ChlorophyllMeter(叶绿素仪英文版)

Chlorophyll Meter (叶绿素仪英文版)

Ⅰ. Introduction

Chlorophyll plays a crucial role in the photosynthesis of plants. Its content is an important indicator of plant nutrition stress, photosynthetic capacity, and growth conditions. Chlorophyll content measurement can be used to monitor the growth and development conditions of plants, thereby making scientific guidance of ction, fertilization and management, ensuring the good growth vigor, and enhancing crop quality and yield. As a result, it is of great significance for precision agriculture and forestry. 

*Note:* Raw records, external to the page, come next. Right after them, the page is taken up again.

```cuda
template <int PHASE, int WPB>
__global__ void __launch_bounds__(WPB * 32, DP_MIN_BLOCKS(WPB))
dp_cycle_kernel(DevMap m, dp_params p, int n_scenes, const dp_scene_hdr* __restrict__ hdr, const double* __restrict__ obs_x,
                const double* __restrict__ obs_y, int max_obs, dp_carry* __restrict__ carry, double2* __restrict__ last_path,
                dp_plan_record* __restrict__ rec, dp_trace_record* __restrict__ trace, double* __restrict__ path_xy,
                double* __restrict__ path_ll, DpIo io) {
    __shared__ WarpSmem smem[WPB];
    const int lane = threadIdx.x & 31, wib = threadIdx.x >> 5;
    const int scene = blockIdx.x * WPB + wib;
    if (scene >= n_scenes) return;
#ifdef DP_DEBUG_CLOCK
    if (lane == 0) {
        unsigned sid;
        asm volatile("mov.u32 %0, %smid;" : "=r"(sid));
        long long* g = g_dbg_timeline + (((size_t)(io.epoch & 1) * 65536 + scene) * 2 + (PHASE == 2 ? 1 : 0)) * 8;
        g[0] = dbg_now(); g[2] = sid; g[4] = g[5] = g[6] = 0;
    }
    const long long dbg_t0 = clock64();
    long long dbg_t[8] = {0, 0, 0, 0, 0, 0, 0, 0};
#define DBG_T(i) dbg_t[i] = clock64() - dbg_t0
#else
#define DBG_T(i)
#endif
    WarpSmem& sm = smem[wib];
    if (PHASE == 1 && io.done) asm volatile("griddepcontrol.launch_dependents;" ::: "memory");
    if (PHASE == 2 && io.pdone) asm volatile("griddepcontrol.launch_dependents;" ::: "memory");
    if (PHASE == 1 && io.in_flag) dp_await(io.in_flag, io.epoch);
    if (PHASE == 2 && io.done) dp_await(io.done + scene, io.epoch);
    if (PHASE == 1 && !io.in_flag && !io.hdr_stage && lane < 5) {
        const size_t row = (size_t)scene * max_obs, last = (size_t)(max_obs > 0 ? max_obs - 1 : 0);
        const void* a = lane == 0 ? (const void*)(obs_x + row) : lane == 1 ? (const void*)(obs_x + row + last)
                      : lane == 2 ? (const void*)(obs_y + row) : lane == 3 ? (const void*)(obs_y + row + last) : (const void*)(carry + scene);
        asm volatile("prefetch.global.L2 [%0];" ::"l"(a));
    }
    sm.hdr[lane] = (PHASE == 2 || io.in_flag) ? dp_l2(reinterpret_cast<const uint32_t*>(hdr + scene) + lane)
                                              : reinterpret_cast<const uint32_t*>(hdr + scene)[lane];
    __syncwarp();
    const dp_scene_hdr& h = *reinterpret_cast<const dp_scene_hdr*>(sm.hdr);
    const double* ox = obs_x + (size_t)scene * max_obs;
    const double* oy = obs_y + (size_t)scene * max_obs;
    const int N = min((int)h.n_obs, max_obs);
    if (PHASE != 2 && io.hdr_stage) {
        reinterpret_cast<uint32_t*>(io.hdr_stage + scene)[lane] = sm.hdr[lane];
        for (int k = lane; k < N; k += 32) {
            io.ox_stage[(size_t)scene * max_obs + k] = ox[k];
            io.oy_stage[(size_t)scene * max_obs + k] = oy[k];
        }
    }
    double2* lastp = last_path + (size_t)scene * DP_PATH_POINTS;
    dp_carry* const cg = carry + scene;
    dp_plan_record* const out = rec + scene;
    if (PHASE == 1 && io.prev_epoch) dp_await(io.pdone + scene, io.prev_epoch);
    uint32_t fwd_w = 0;
    if (PHASE != 2 && io.n_fwd) fwd_w = __ldcg(reinterpret_cast<const uint32_t*>(io.fwd_src + scene) + lane);
    const LaneMap lm = dp_lane_map(N, lane);
    const bool lm_act = (lm.nchunk > 1) && (lane < N * lm.nchunk);
    const bool via_l2 = PHASE == 2 || io.in_flag != nullptr;
    const double mx = lm_act ? (via_l2 ? dp_l2(ox + lm.o) : ox[lm.o]) : 0.0, my = lm_act ? (via_l2 ? dp_l2(oy + lm.o) : oy[lm.o]) : 0.0;
    dp_trace_record* tr = trace ? trace + scene : nullptr;
    if (tr && PHASE != 2) {
        uint32_t* w = reinterpret_cast<uint32_t*>(tr);
        for (int i = lane; i < (int)(sizeof(dp_trace_record) / 4); i += 32) w[i] = 0;
        __syncwarp();
    }
    const double Vw = p.vehicle_width;
    const int pos = h.pos;
    int ub = 0, n_traj = 0, pts = 0;
    int rp_base0 = 0, rp_n0 = 0, rp_base1 = 0, rp_n1 = 0;
    int gl = 0, lane_sum = 0;
    const int lane_n = h.lane_num;
    int d_behavior = 1, d_target = 0;
    double v_exp = 10.0;

    if (PHASE == 2) {
        d_behavior = dp_l2(&cg->behavior); d_target = dp_l2(&cg->target_lanenum); v_exp = dp_l2(&cg->velocity_expect);
        n_traj = dp_l2(&out->n_traj);
        if (tr) { ub = dp_l2(&tr->ub_hits); pts = (int)dp_l2(&tr->pts_scored); }
        if (pos == 0) {
            gl = m.road_lane_base[h.road_num - 1] + lane_n - 1;
            lane_sum = m.road_lane_base[h.road_num] - m.road_lane_base[h.road_num - 1];
        } else if (pos == 1 || pos == 2) junction_recipe(m, h, rp_base0, rp_n0, rp_base1, rp_n1);
    } else if (pos == 0) {
        const int road = h.road_num;
        gl = m.road_lane_base[road - 1] + lane_n - 1;
        lane_sum = m.road_lane_base[road] - m.road_lane_base[road - 1];
        const int off = m.lane_pt_off[gl], id_sum = m.lane_pt_off[gl + 1] - off;
        const int id = (int)(uint16_t)h.id[lane_n - 1];
        unsigned navi = 4, navi_t = 0;
        for (int i = 0; i < DP_LANESUM && h.out_lane_no[i] != 0; ++i)
            if (lane_n == h.out_lane_no[i]) { navi = 0; break; }
        int out_min = h.out_lane_no[0], out_max = 1;
        for (int i = 0; i < DP_LANESUM; ++i) if (h.out_lane_no[i] > out_max) out_max = h.out_lane_no[i];
        if (navi == 4) {
            int dirn = 0;
            if (lane_n < out_min) { navi = 2; dirn = 2; }
            else if (lane_n > out_max) { navi = 1; dirn = 1; }
            else navi = 0;
            if (dirn) {
                int times = 5;
                for (int i = 0; i < DP_LANESUM && h.out_lane_no[i] != 0; ++i) {
                    const int t = (dirn == 1) ? lane_n - h.out_lane_no[i] : h.out_lane_no[i] - lane_n;
                    if (t < times) times = t;
                }
                navi_t = (unsigned)(times & 0xff);
            }
        }
        const int idc = min(id, id_sum - 1);
        const int lanechg = m.attr[off + idc];
        const double W = m.width[off + idc] / 100.0;
        Slice F, R, NF, NR;
        NF.base = NR.base = 0; NF.stride = 1; NR.stride = -1; NF.P = NR.P = 0; NF.d = NR.d = 0.0;
        lane_slices(m, gl, id, p.id_more, F, R, ub);
        int side = 0, gn = gl;
        if (lanechg == 1 || lanechg == 3) {
            side = 1;
            if (lane_n > 1) {
                const int idl = (int)(uint16_t)h.id[lane_n - 2];
                const int nl = m.lane_pt_off[gl] - m.lane_pt_off[gl - 1];
                if (idl > 0 && idl < nl) { lane_slices(m, gl - 1, idl, p.id_more, NF, NR, ub); gn = gl - 1; }
            } else { NF = F; NF.d = -1 * W; NR = R; NR.d = -1 * W; }
        } else if (lanechg == 2) {
            side = 2;
            if (lane_n < lane_sum) {
                const int idr = (int)(uint16_t)h.id[lane_n];
                const int nr = m.lane_pt_off[gl + 2] - m.lane_pt_off[gl + 1];
                if (idr > 0 && idr < nr) { lane_slices(m, gl + 1, idr, p.id_more, NF, NR, ub); gn = gl + 1; }
            } else { NF = F; NF.d = W; NR = R; NR.d = W; }
        }
        const int nslot = (side == 2) ? 4 : 2;
        double gF = 0.0, gNF = 0.0, gNR = 0.0;
        double bdF = 0.0;
        {
            const int rb[4] = {F.base, R.base, NF.base, NR.base}, rs[4] = {F.stride, R.stride, NF.stride, NR.stride};
            const int rP[4] = {F.P, R.P, NF.P, NR.P};
            const double rd[4] = {0.0, 0.0, NF.d, NR.d};
            dp_region_stage(m, sm, rb, rs, rP, rd, lane);
            const double nlo = (side == 2) ? -0.5 * W : -0.5 * Vw, nhi = (side == 2) ? 0.5 * Vw : 0.5 * W;
            float hbF, dmF, hbN, dmN;
            dg_bounds(m, gl, 0.0, -0.5 * Vw, 0.5 * Vw, &hbF, &dmF);
            dg_bounds(m, gn, NF.d, nlo, nhi, &hbN, &dmN);
            int qoff = 0;
            bdF = __longlong_as_double(0x7ff0000000000000LL);
#pragma unroll 1
            for (int r = 0; r < 4; ++r) {
                const int Pr = (r == 0) ? F.P : (r == 1) ? R.P : (r == 2) ? NF.P : NR.P;
                if (Pr != 0) {
                    Src sp = dp_src_run(m.xy, 1, Pr);
                    sp.q_off = qoff;
                    const SearchRes sr = dp_search(sp, mx, my, ox, oy, N, lm, r < 2 ? -0.5 * Vw : nlo, r < 2 ? 0.5 * Vw : nhi, sm, lane,
                                                   DP_PRUNE_REGION ? (r < 2 ? hbF : hbN) : 0.f, r < 2 ? dmF : dmN, r == 0 ? &bdF : nullptr);
                    ++n_traj; pts += Pr;
                    put_slot(tr ? &tr->region[r < 2 ? r : nslot + r - 2] : nullptr, sr, 1, lane);
                    if (r == 0) gF = sr.dis_lng; else if (r == 2) gNF = sr.dis_lng; else if (r == 3) gNR = sr.dis_lng;
                }
                qoff += Pr;
            }
        }
        const double gLF = (side == 1) ? gNF : 0.0, gLR = (side == 1) ? gNR : 0.0;
        const double gRF = (side == 2) ? gNF : 0.0, gRR = (side == 2) ? gNR : 0.0;
        if (tr && lane == 0) { tr->width_curlane = W; tr->navi_lanechg = navi; tr->navi_lanechg_times = navi_t; }
        DBG_T(5);
        DBG_MARK(0, 4);

        dp_carry c;
        if (PHASE == 1) {
            const int4* src = reinterpret_cast<const int4*>(cg);
            int4* dst = reinterpret_cast<int4*>(&c);
#pragma unroll
            for (int k = 0; k < (int)(sizeof(dp_carry) / 16); ++k) dst[k] = __ldcg(src + k);
        } else c = *cg;
        Beh cur;
        cur.behavior = c.behavior; cur.target = c.target_lanenum; cur.light = c.light_status;
        cur.lanechg = c.lanechg_status != 0; cur.obsavoid = c.obsavoid_status != 0; cur.dlg = c.behavior_to_dlg;
        const int his_behavior = c.his_behavior, his_target = c.his_target_lanenum, his_light = c.his_light_status;
        int lane_cur = lane_n;
        int z_light = c.light_status;
        int sweep_pick = -1;
        const double period = h.period_ms;
        int K = 0;
        while (K < DP_MAX_SWEEP && (double)K < (W - Vw) / 0.6) ++K;
#define DP_KEEP(reset) do { cur.behavior = 1; cur.target = lane_cur; if (reset) cur.lanechg = false; } while (0)
#define DP_TICK do { c.leftlight_time += period; if (c.leftlight_time > 2000) c.leftlight_time = 2000; } while (0)
        if (lanechg == 0) {
            if (gF < 15) {
                c.no_obsavoid_time = 0;
                c.obsavoid_time++;
                if (c.obsavoid_time > 2) {
                    const int total = 2 * K, shifted = 2 * (K - 1);
                    DBG_MARK(0, 5);
                    if (shifted > 0 && N > 0 && N <= 16) {
                        dp_sweep_stage(m, sm, F.base, F.P, lane);
                        const float hmaxF = m.lane_hmax[gl], hminF = m.lane_hmin[gl], dnF = m.lane_dnmax[gl];
                        unsigned relmask = (N >= 32) ? 0xffffffffu : ((1u << N) - 1u);
                        {
                            const float adm = 0.3f * (float)(K - 1) * 1.0001f;
                            const float hbm = hmaxF + adm * dnF + 1e-4f;
                            const float dlt = (hminF > 1e-6f) ? dnF * (1.0f + 4.0f * adm / hminF) * 1.0001f + 1e-6f : 2.0f;
                            const float dmm = dg_dmax(-0.5 * Vw, 0.5 * Vw, hbm, dlt, hminF - adm * dnF);
                            const bool rel = lane < N && !(sqrt(bdF) - (double)adm > (double)dmm * 1.000001 + 1e-6);
                            relmask &= __ballot_sync(DP_FULL, rel);
                            if (relmask == 0u) relmask = 1u;
                        }
                        const int M = __popc(relmask);
                        const int per = min(8, 32 / M);
                        const int oid = (int)__fns(relmask, 0, lane % M + 1);
                        const double smx = __shfl_sync(DP_FULL, mx, oid), smy = __shfl_sync(DP_FULL, my, oid);
                        for (int u0 = 0; u0 < shifted && (sweep_pick < 0 || tr); u0 += per) {
                            const int cnt = min(per, shifted - u0);
                            const bool none_yet = sweep_pick < 0;
                            int first_g = -1;
                            const int first = dp_sweep_pass(sm, F.P, u0, cnt, K, smx, smy, M, lm, -0.5 * Vw, 0.5 * Vw, 25.0, tr != nullptr, lane,
                                [&](int g, const SearchRes& r, bool before_first) {
                                    if (before_first && r.dis_lng > 25) first_g = g;
                                    if (tr) put_slot(&tr->sweep[(g / K) * DP_MAX_SWEEP + (g % K)], r, (none_yet && before_first) ? 1 : 2, lane);
                                }, DP_PRUNE_SWEEP ? hmaxF : -1.f, hminF, dnF, oid, relmask);
                            if (sweep_pick < 0 && first >= 0) sweep_pick = first_g;
                        }
                    } else {
                        for (int u = 0; u < shifted && (sweep_pick < 0 || tr); ++u) {
                            const int g = dp_sweep_g(u, K);
                            const double cd = dp_sweep_offset(g, K);
                            float hbC, dmC;
                            dg_bounds(m, gl, cd, -0.5 * Vw, 0.5 * Vw, &hbC, &dmC);
                            const SearchRes s = dp_search_cold(slice_src(m, F.base, 1, F.P, cd), mx, my, ox, oy, N, lm, -0.5 * Vw, 0.5 * Vw, sm, lane, hbC, dmC);
                            const bool before = sweep_pick < 0;
                            put_slot(tr ? &tr->sweep[(g / K) * DP_MAX_SWEEP + (g % K)] : nullptr, s, before ? 1 : 2, lane);
                            if (before && s.dis_lng > 25) sweep_pick = g;
                        }
                    }
                    {
                        const int scored = sweep_pick < 0 ? total : sweep_pick + 1;
                        n_traj += scored; pts += scored * F.P;
                        if (tr && total > 0) {
                            __syncwarp();
                            if (lane == 0) {
                                dp_search_slot s0 = tr->region[0];
                                s0.evaluated = 1; tr->sweep[0] = s0;
                                s0.evaluated = (uint8_t)(K < scored ? 1 : 2); tr->sweep[DP_MAX_SWEEP] = s0;
                            }
// ... 741 lines not shown
```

The chlorophyll meter is able to measure the relative content of chlorophyll in plant leaves (unit SPAD) or “greenness", thereby learning plants’ actual demands on nitryl and helping the user identify the shortage of nitryl in soil or whether nitrogenous fertilizer has been applied excessively. This meter can be used to enhance the utilization ratio of nitrogenous fertilizer and protect the environment.

Ⅱ. Operating Principle 

Traditionally, chlorophyll content is measured using chemical methods, which not only time and energy-consuming and harmful to plants. With the development of spectrum technology, it has been a research focus to make quick noninvasive diagnosis using spectrum technology in precision agriculture. Spectrum technology is one that describes the information contained in spectrum data by means of the relationship between spectrum response and wavelength of the target. Spectrum characteristics of plants present the changes of light absorption, transmission and reflection of plants caused by their physiological features. Therefore, the physiological information of plants can be extracted by means of spectrum monitoring. The principle of spectrum-based crop physiological information detection is that changes of plant leaf color, thickness and morphology are subject to the influence of the changes of plant physiological information, thereby leading to varied spectrum absorption, reflection, and transmission features. For example, the spectrum monitoring of plant nitrogen nutrition is made by detecting different reflecting, absorption, and transmission spectra caused by different absorption and reflection of light of certain wavelengths due to the vibration response of chemical bonds of molecules of various proteins, amino acids, chloroplasts, and other nitrogen forms at a certain radiation level (different frequencies or wavelengths). When it is specific to chlorophyll, the spectrum absorption of chlorophyll is that the absorption peaks lie in the blue and red spectral regions while the absorption valleys lie in green spectral region. There is barely absorption near the red spectral region. When light reaches the leaf, some will be absorbed by chlorophyll, some will be reflected, with a small part penetrating the leaf. The relative chlorophyll content within the leaf can be worked out by measuring the light intensity penetrating the leaf, making A/D conversion, and processing data using the micro-processing unit.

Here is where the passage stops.